My guess is that the historical data used by CML Trade Machine is sparse in certain regions of the parameter space and the program is designed to grab the closest trade possible to what is desired. This would explain why it isn't always possible to get 50 delta straddles and close trades at exactly 40% gains/losses. If this is the case, however, there are likely important downstream consequences and it is worth testing pre-earnings straddles using data generated independently from CML. This is also good practice in general.
Stability of Returns
By definition, a winning strategy has an average return greater than 0%. Our backtest showed the distribution of returns to have a mean of +2% over the last six years.

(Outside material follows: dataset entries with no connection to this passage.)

__global__ void __launch_bounds__(COMPACT_THREADS)
compact_ids_kernel(const unsigned char* __restrict__ flags, int n, long long* __restrict__ ids,
                   int* __restrict__ n_out, unsigned long long* __restrict__ chain,
                   unsigned* __restrict__ ticket, unsigned epoch) {
  __shared__ int s_warp[COMPACT_THREADS / 32];
  __shared__ int s_base, s_b;
  const int t = threadIdx.x, lane = t & 31, warp = t >> 5;
  if (t == 0) s_b = (int)atomicAdd(ticket, 1u);
  __syncthreads();
  const int b = s_b;
  const long long first = (long long)b * COMPACT_CHUNK + (long long)t * COMPACT_PER_THREAD;

  unsigned mask = 0;
  if (first + COMPACT_PER_THREAD <= n && ((reinterpret_cast<uintptr_t>(flags) & 15u) == 0)) {
    const uint4 v = __ldg(reinterpret_cast<const uint4*>(flags + first));
    const unsigned w[4] = {v.x, v.y, v.z, v.w};
#pragma unroll
    for (int i = 0; i < 4; ++i)
#pragma unroll
      for (int j = 0; j < 4; ++j)
        if ((w[i] >> (8 * j)) & 0xffu) mask |= 1u << (4 * i + j);
  } else {
#pragma unroll
    for (int i = 0; i < COMPACT_PER_THREAD; ++i)
      if (first + i < n && flags[first + i]) mask |= 1u << i;
  }
  const int cnt = __popc(mask);

  int incl = cnt;
#pragma unroll
  for (int o = 1; o < 32; o <<= 1) {
    const int v = __shfl_up_sync(0xffffffffu, incl, o);
    if (lane >= o) incl += v;
  }
  if (lane == 31) s_warp[warp] = incl;
  __syncthreads();
  int warp_base = 0, total = 0;
#pragma unroll
  for (int w = 0; w < COMPACT_THREADS / 32; ++w) {
    if (w < warp) warp_base += s_warp[w];
    total += s_warp[w];
  }
  if (t == 0) {
    __threadfence();
    atomicExch(chain + b, ((unsigned long long)epoch << 32) | (unsigned)total);
  }
  if (warp == 0) {
    int base = 0;
    for (int p0 = 0; p0 < b; p0 += 32) {
      const int p = p0 + lane;
      int c = 0;
      if (p < b) {
        unsigned long long v;
        do {
          v = *reinterpret_cast<volatile unsigned long long*>(chain + p);
        } while ((unsigned)(v >> 32) != epoch);
        c = (int)(unsigned)v;
      }
#pragma unroll
      for (int o = 16; o > 0; o >>= 1) c += __shfl_xor_sync(0xffffffffu, c, o);
      base += c;
    }
    if (lane == 0) {
      s_base = base;
      if (b == gridDim.x - 1) *n_out = base + total;
    }
  }
  __syncthreads();
  long long* out = ids + s_base + warp_base + (incl - cnt);
  unsigned m = mask;
  while (m) {
    const int i = __ffs(m) - 1;
    m &= m - 1;
    *out++ = first + i;
  }
  if (t == 0) {
    __threadfence();
    if (atomicAdd(ticket + 1, 1u) == gridDim.x - 1) { ticket[0] = 0u; ticket[1] = 0u; }
  }
}

__global__ void history_add_kernel(float* __restrict__ hist, const float* __restrict__ x, long long rows, int h) {
  for (long long i = blockIdx.x * (long long)blockDim.x + threadIdx.x; i < rows;
       i += (long long)gridDim.x * blockDim.x) {
    float* r = hist + i * h;
    for (int j = h - 1; j > 0; --j) r[j] = r[j - 1];
    r[0] = x[i];
  }
}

However, we also saw that 2016 had a negative expected return, which hints at the fact the return distribution fluctuates with time. Similarly, we also saw that the results from Part 1 could not be fit by the return distribution from Part 2, which implies the return distribution is sensitive to the choice of companies in the index. Taken together, this implies we may not always be justified in assuming returns based on historical data will continue to hold in the future. This is by far the most serious worry I would have when applying this strategy.